[Stored data]
- - - - - - -

struct RangeTable {
  uint32_t first[20], count[20], start[20];
  uint32_t total;
  uint32_t pad[3];
};
static_assert(sizeof(RangeTable) == 256, "tables sit at 256-byte strides in the plan's group block");
__device__ __constant__ const int kSegOrder[5] = {3, 2, 1, 4, 0};
__device__ __forceinline__ void build_ranges(const OctaveState* st, RangeTable* tab, int unitShift, uint32_t sel) {
  uint32_t pos = 0;
  for (int k = 0; k < 5; ++k) {
    const int seg = kSegOrder[k];
    for (int o = 0; o < svp::kOctaves; ++o) {
      const int r = k * 4 + o;
      uint32_t first = 0, count = 0;
      if (st[o].hasExtrema && ((sel >> (o * 5 + seg)) & 1u)) {
        const int lo = st[o].idx[seg], hi = seg < svp::kDog - 1 ? st[o].idx[seg + 1] : st[o].n;
        if (hi > lo) { first = (uint32_t)lo; count = (uint32_t)(hi - lo); }
      }
      tab->first[r] = first;
      tab->count[r] = count;
      tab->start[r] = pos;
      pos += (count + (1u << unitShift) - 1) >> unitShift;
    }
  }
  tab->total = pos;
}
__global__ void k_build_ranges(const OctaveState* st, RangeTable* tab, int unitShift, uint32_t sel) { build_ranges(st, tab, unitShift, sel); }
__global__ void k_book_and_desc_ranges(OctaveState* st, uint32_t* featBase, uint32_t* numFeatures, uint32_t maxFeatures, RangeTable* tab) {
  uint32_t tot = 0;
  for (int o = 0; o < svp::kOctaves; ++o) {
    featBase[o] = tot;
    tot += st[o].hasExtrema ? (uint32_t)st[o].n : 0u;
  }
  if (tot > maxFeatures) tot = maxFeatures;
  *numFeatures = tot;
  build_ranges(st, tab, 0, 0xFFFFFu);
}

constexpr int kOct0Groups = svp::kSampleGroups - 1;
struct GroupCtl {
  uint32_t segStart[svp::kDog];
  uint32_t totals[svp::kSampleGroups + 1];
  uint32_t groupSum[svp::kSampleGroups];
  uint32_t done[svp::kSampleGroups];
  uint32_t regular;
  uint32_t cut[2];
  uint32_t pad[32 - svp::kDog - 3 * svp::kSampleGroups - 4];
};
static_assert(sizeof(GroupCtl) == 128, "four of them + eight range tables fit the plan's 4 KB group block");
__device__ __forceinline__ bool blur_indices_regular(const OctaveState* st) {
  if (!st->hasExtrema) return true;
  bool ok = st->idx[0] == 0;
  for (int k = 1; k < svp::kDog; ++k) ok = ok && st->idx[k - 1] <= st->idx[k];
  return ok && st->idx[svp::kDog - 1] <= st->n;
}
__global__ void k_build_group_ranges(const OctaveState* st, RangeTable* tabs, GroupCtl* ctl, int unitShift, bool forceIrregular) {
  const bool reg = blur_indices_regular(st) && !forceIrregular;
  const uint32_t n0 = st[0].hasExtrema && st[0].n > 0 ? (uint32_t)st[0].n : 0u;
  ctl[0].regular = reg ? 1u : 0u;
  ctl[0].cut[0] = reg && n0 ? (uint32_t)st[0].idx[2] : n0;
  ctl[0].cut[1] = reg && n0 ? (uint32_t)st[0].idx[3] : n0;
  const uint32_t oct0 = 0x1Fu, rest = 0xFFFFFu & ~oct0;
  build_ranges(st, tabs + 0, unitShift, reg ? 0x03u : oct0);
  build_ranges(st, tabs + 1, unitShift, reg ? 0x04u : 0u);
  build_ranges(st, tabs + 2, unitShift, reg ? 0x18u : 0u);
  build_ranges(st, tabs + 3, unitShift, rest);
}
__global__ void k_build_desc_ranges_oct0(const OctaveState* st, RangeTable* tab, const GroupCtl* ctl, int g, uint32_t cap) {
  if (!ctl->regular) {
    build_ranges(st, tab, 0, g == kOct0Groups - 1 ? 0x1Fu : 0u);
    return;
  }
  const int segLo = g == 0 ? 0 : g + 1, segHi = g == 0 ? 2 : (g == 1 ? 3 : svp::kDog);
  const uint32_t end = ctl->totals[g + 1] < cap ? ctl->totals[g + 1] : cap;
  auto start_of = [&](int seg) {
    if (seg >= segHi) return end;
    const uint32_t enc = ctl->segStart[seg];
    const uint32_t v = enc ? enc - 1u : end;
    return v < end ? v : end;
  };
  uint32_t pos = 0;
  for (int k = 0; k < 5; ++k) {
    const int seg = kSegOrder[k];
    for (int o = 0; o < svp::kOctaves; ++o) {
      const int r = k * 4 + o;
      uint32_t first = 0, count = 0;
      if (o == 0 && seg >= segLo && seg < segHi) {
        const uint32_t lo = start_of(seg), hi = start_of(seg + 1);
        if (hi > lo) { first = lo; count = hi - lo; }
      }
      tab->first[r] = first;
      tab->count[r] = count;
      tab->start[r] = pos;
      pos += count;
    }
  }
  tab->total = pos;
}
__device__ __forceinline__ int range_of(const RangeTable* tab, uint32_t u) {
  int r = 0;
#pragma unroll
  for (int k = 1; k < 20; ++k)
    if (tab->start[k] <= u) r = k;
  return r;
}

struct OctaveSet {
  LevelSet L[svp::kOctaves];
  const ssrlcv_sskeypoint* kps[svp::kOctaves];
  float pixelWidth[svp::kOctaves];
  float* thetas[svp::kOctaves];
  uint32_t* thetaCnt[svp::kOctaves];
  const void* consts[svp::kOctaves];
};

template <int MAXO, int LPKS>
__global__ __launch_bounds__(64) void k_thetas(const OctaveState* states, const RangeTable* tab, OctaveSet set, float lambda,
                                               float orientationThreshold) {
  constexpr int LANES = 1 << LPKS, PER_BLOCK = 64 >> LPKS, CW = kThetaChunk * LANES;
  __shared__ float s_hist[36][PER_BLOCK];
  if (blockIdx.x >= tab->total) return;
  const int range = __builtin_amdgcn_readfirstlane(range_of(tab, blockIdx.x));
  const int octave = range & 3, useg = kSegOrder[range >> 2];
  const LevelSet& L = set.L[octave];
  const float pixelWidth = set.pixelWidth[octave];
  const int t = threadIdx.x, sub = t & (LANES - 1), col = t >> LPKS;
  const float fsub2 = (float)(2 * sub);
  const uint32_t local = (blockIdx.x - tab->start[range]) * PER_BLOCK + (uint32_t)(t >> LPKS);
  const bool have = local < tab->count[range];
  const int gi = (int)(tab->first[range] + local);
  const float pi = SSRLCV_PI_F;
  const float rad10 = pi / 18.0f;
  const float inv10 = 1.0f / rad10;
  ssrlcv_sskeypoint kp;
  kp.loc.x = kp.loc.y = 0.0f;
  kp.sigma = 1.0f;
  if (have) kp = set.kps[octave][gi];
  const float kx = kp.loc.x, ky = kp.loc.y;
  const float windowWidth = ceilf(kp.sigma * 3.0f * lambda / pixelWidth);
  const float minx = kx - windowWidth, miny = ky - windowWidth, maxx = kx + windowWidth, maxy = ky + windowWidth;
  const bool inside = have && useg >= 1 && useg <= 3 &&
                      !(minx < 0.0f || miny < 0.0f || maxx >= (unsigned)(L.w - 1) || maxy >= (unsigned)(L.h - 1));
#pragma unroll
  for (int i = 0; i < 36 * PER_BLOCK / 64; ++i) (&s_hist[0][0])[i * 64 + t] = 0.0f;
  const float weight = 2.0f * lambda * lambda * kp.sigma * kp.sigma;
  const float rweight = 1.0f / weight;
  const int W = L.w;
  const size_t levelStride = svp::polar_level_stride(L.w, L.h);
  {
    const float2* base = L.polar + (size_t)(useg - 1) * levelStride;
    const __amdgpu_buffer_rsrc_t rsrc = __builtin_amdgcn_make_buffer_rsrc((void*)base, 0, (int)(uint32_t)(levelStride * 8), 0x00020000);
    typedef unsigned u32x4 __attribute__((ext_vector_type(4)));
    typedef unsigned u32x2 __attribute__((ext_vector_type(2)));
    struct Cursor { float x, y, ty2; unsigned rowoff; bool act; };
    Cursor cf;
    cf.x = minx;
    cf.y = miny;
    cf.ty2 = (miny - ky) * (miny - ky);
    cf.rowoff = (unsigned)round_pos(miny) * (unsigned)W + 1u;
    cf.act = inside;
    auto advance = [&](Cursor& c) {
      float xn = c.x + (float)CW;
      if (__any(c.act && !(c.x >= (float)CW))) {
        float ch = c.x;
#pragma unroll 8
        for (int i = 0; i < CW; ++i) ch += 1.0f;
        xn = c.x >= (float)CW ? xn : ch;
      }
      if (c.act) {
        if (xn <= maxx) {
          c.x = xn;
        } else {
          c.x = minx;
          c.y += 1.0f;
          if (!(c.y <= maxy)) c.act = false;
          const float ty = c.y - ky;
          c.ty2 = ty * ty;
          c.rowoff = (unsigned)round_pos(c.y) * (unsigned)W + 1u;
        }
      }
    };
    typedef u32x4 Chunk[kThetaChunk / 2];
    auto fetch = [&](const Cursor& c, Chunk& into) {
      if (!c.act) return;
      const unsigned off = (c.rowoff + (unsigned)round_pos(c.x)) * 8u + 16u * (unsigned)sub;
#pragma unroll
      for (int j = 0; j < kThetaChunk / 4; ++j) into[j] = __builtin_amdgcn_raw_buffer_load_b128(rsrc, (int)(off + 16u * LANES * j), 0, 0);
    };
    auto fetch_upper = [&](const Cursor& c, Chunk& into) {
      if (!c.act) return;
      const unsigned off = (c.rowoff + (unsigned)round_pos(c.x)) * 8u + 16u * (unsigned)sub;
#pragma unroll
      for (int j = kThetaChunk / 4; j < kThetaChunk / 2; ++j) into[j] = __builtin_amdgcn_raw_buffer_load_b128(rsrc, (int)(off + 16u * LANES * j), 0, 0);
    };
    auto wants_upper = [&](const Cursor& c) { return __any(c.act && c.x + (float)(CW / 2 - 1) <= maxx); };
    Chunk qa, qb;
    Cursor ca, cb;
#pragma unroll
    for (int j = 0; j < kThetaChunk / 2; ++j) qa[j] = qb[j] = u32x4{0u, 0u, 0u, 0u};
    ca = cf;
    fetch(cf, qa);
    if (wants_upper(cf)) fetch_upper(cf, qa);
    advance(cf);
    cb = cf;
    auto step = [&](Chunk& cur, const Cursor& cc, Chunk& nxt, Cursor& cn) __attribute__((always_inline)) {
      cn = cf;
      fetch(cf, nxt);
      if (wants_upper(cf)) fetch_upper(cf, nxt);
      advance(cf);
      float xs[kThetaChunk];
      float xlast = cc.x + (float)(CW - 1);
#pragma unroll
      for (int i = 0; i < kThetaChunk; ++i) xs[i] = cc.x + (fsub2 + (float)(((i >> 1) << (1 + LPKS)) | (i & 1)));
      if (__any(cc.act && !(cc.x >= (float)CW))) {
        float ch = cc.x;
        float xc[kThetaChunk];
#pragma unroll
        for (int sIdx = 0; sIdx < CW; ++sIdx) {
          const int q = (sIdx >> 1) & (LANES - 1), i = ((sIdx >> (1 + LPKS)) << 1) | (sIdx & 1);
          if (LANES == 1 || q == 0) xc[i] = ch;
          else xc[i] = sub == q ? ch : xc[i];
          if (sIdx + 1 < CW) ch += 1.0f;
        }
        const bool direct = cc.x >= (float)CW;
#pragma unroll
        for (int i = 0; i < kThetaChunk; ++i) xs[i] = direct ? xs[i] : xc[i];
        xlast = direct ? xlast : ch;
      }
      const float cty2 = cc.ty2;
      const unsigned crow = cc.rowoff;
      const bool cact = cc.act;
      const bool aligned = cc.x >= 4.0f && round_pos(xlast) == round_pos(cc.x) + (CW - 1);
      if (__any(cact && !aligned)) {
        if (cact && !aligned) {
#pragma unroll
          for (int i = 0; i < kThetaChunk; ++i) {
            u32x2 e = u32x2{0u, 0u};
            if (xs[i] <= maxx) e = __builtin_amdgcn_raw_buffer_load_b64(rsrc, (int)((crow + (unsigned)round_pos(xs[i])) * 8u), 0, 0);
            cur[i >> 1][(i & 1) * 2] = e[0];
            cur[i >> 1][(i & 1) * 2 + 1] = e[1];
          }
        }
      }
      auto weigh = [&](float ang, float xi, float& wgt, int& bin) {
        const float angle = fmod_2pi_above(ang + (2.0f * pi), 2.0f * pi);
        bin = (int)floorf(sv::exact_div3(angle, rad10, inv10));
        const float tx = xi - kx;
        wgt = sv::expf_nonpos(sv::exact_div5(-((tx * tx) + cty2), weight, rweight));
      };
      const bool upperHalf = __any(cact && xs[kThetaChunk / 2] <= maxx);
      float wg[kThetaChunk], mg[kThetaChunk];
      float* slot[kThetaChunk];
      auto weigh_half = [&](auto hc) __attribute__((always_inline)) {
        constexpr int i0 = decltype(hc)::value * (kThetaChunk / 2);
#pragma unroll
        for (int i = i0; i < i0 + kThetaChunk / 2; ++i) {
          const unsigned um = cur[i >> 1][(i & 1) * 2], ua = cur[i >> 1][(i & 1) * 2 + 1];
          int bin;
          weigh(__builtin_bit_cast(float, ua), xs[i], wg[i], bin);
          const bool counts = cact && xs[i] <= maxx && (unsigned)bin < 36u;
          slot[i] = &s_hist[counts ? bin : 0][col];
          mg[i] = counts ? __builtin_bit_cast(float, um) : 0.0f;
        }
      };
      auto vote_half = [&](auto hc) __attribute__((always_inline)) {
        constexpr int j0 = decltype(hc)::value * (kThetaChunk / 4);
#pragma unroll
        for (int j = j0; j < j0 + kThetaChunk / 4; ++j) {
#pragma unroll
          for (int q = 0; q < LANES; ++q) {
            if (LANES == 1 || sub == q) {
              const float h0 = *slot[2 * j], h1 = *slot[2 * j + 1];
              const float n0 = fmaf(mg[2 * j], wg[2 * j], h0);
              const float n1 = fmaf(mg[2 * j + 1], wg[2 * j + 1], slot[2 * j + 1] == slot[2 * j] ? n0 : h1);
              *slot[2 * j] = n0;
              *slot[2 * j + 1] = n1;
            }
            if (LANES > 1) __builtin_amdgcn_wave_barrier();
          }
        }
      };
      weigh_half(std::integral_constant<int, 0>{});
      if (upperHalf) weigh_half(std::integral_constant<int, 1>{});
      vote_half(std::integral_constant<int, 0>{});
      if (upperHalf) vote_half(std::integral_constant<int, 1>{});
    };
    while (__any(ca.act)) {
      step(qa, ca, qb, cb);
      if (!__any(cb.act)) break;
      step(qb, cb, qa, ca);
    }
  }
  uint32_t cnt = 0;
  float outTheta[MAXO];
#pragma unroll
  for (int i = 0; i < MAXO; ++i) outTheta[i] = -FLT_MAX;
  if (inside && sub == 0) {
    float maxHist = 0.0f;
    for (int i = 0; i < 36; ++i) {
      const float h = s_hist[i][col];
      if (h > maxHist) maxHist = h;
    }
    maxHist *= orientationThreshold;
    float bestMag[MAXO], bestTh[MAXO];
#pragma unroll
    for (int i = 0; i < MAXO; ++i) { bestMag[i] = 0.0f; bestTh[i] = 0.0f; }
    float hprev = s_hist[35][col], hb = s_hist[0][col];
    for (int b = 0; b < 36; ++b) {
      const float hnext = s_hist[b == 35 ? 0 : b + 1][col];
      if (!(hb < maxHist || hb < hprev || hb < hnext || hb < bestMag[MAXO - 1])) {
        float tmag = hb;
        float tt = (hprev - hnext) / (hprev - (2.0f * hb) + hnext);
        tt *= (pi / 36.0f);
        tt += (b * rad10);
        tt = fmodf(tt + (2.0f * pi), 2.0f * pi);
#pragma unroll
        for (int i = 0; i < MAXO; ++i) {
          if (tmag > bestMag[i]) {
#pragma unroll
            for (int ii = i; ii < MAXO; ++ii) {
              float m2 = bestMag[ii], t2 = bestTh[ii];
              bestMag[ii] = tmag;
              bestTh[ii] = tt;
              tmag = m2;
              tt = t2;
            }
          }
        }
      }
      hprev = hb;
      hb = hnext;
    }
#pragma unroll
    for (int i = 0; i < MAXO; ++i) {
      if (bestMag[i] != 0.0f) { outTheta[i] = bestTh[i]; cnt = i + 1; }
    }
  }
  if (have && sub == 0) {
#pragma unroll
    for (int i = 0; i < MAXO; ++i) set.thetas[octave][(size_t)gi * svp::kMaxOrient + i] = outTheta[i];
    set.thetaCnt[octave][gi] = cnt;
  }
}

- - - - - - -

- [What the task requires] Output the lines above between the one holding "for (int j = j0;" and the one holding "float outTheta[MAXO];", inclusive, with nothing before or after them.

- [Task solution]
        for (int j = j0; j < j0 + kThetaChunk / 4; ++j) {
#pragma unroll
          for (int q = 0; q < LANES; ++q) {
            if (LANES == 1 || sub == q) {
              const float h0 = *slot[2 * j], h1 = *slot[2 * j + 1];
              const float n0 = fmaf(mg[2 * j], wg[2 * j], h0);
              const float n1 = fmaf(mg[2 * j + 1], wg[2 * j + 1], slot[2 * j + 1] == slot[2 * j] ? n0 : h1);
              *slot[2 * j] = n0;
              *slot[2 * j + 1] = n1;
            }
            if (LANES > 1) __builtin_amdgcn_wave_barrier();
          }
        }
      };
      weigh_half(std::integral_constant<int, 0>{});
      if (upperHalf) weigh_half(std::integral_constant<int, 1>{});
      vote_half(std::integral_constant<int, 0>{});
      if (upperHalf) vote_half(std::integral_constant<int, 1>{});
    };
    while (__any(ca.act)) {
      step(qa, ca, qb, cb);
      if (!__any(cb.act)) break;
      step(qb, cb, qa, ca);
    }
  }
  uint32_t cnt = 0;
  float outTheta[MAXO];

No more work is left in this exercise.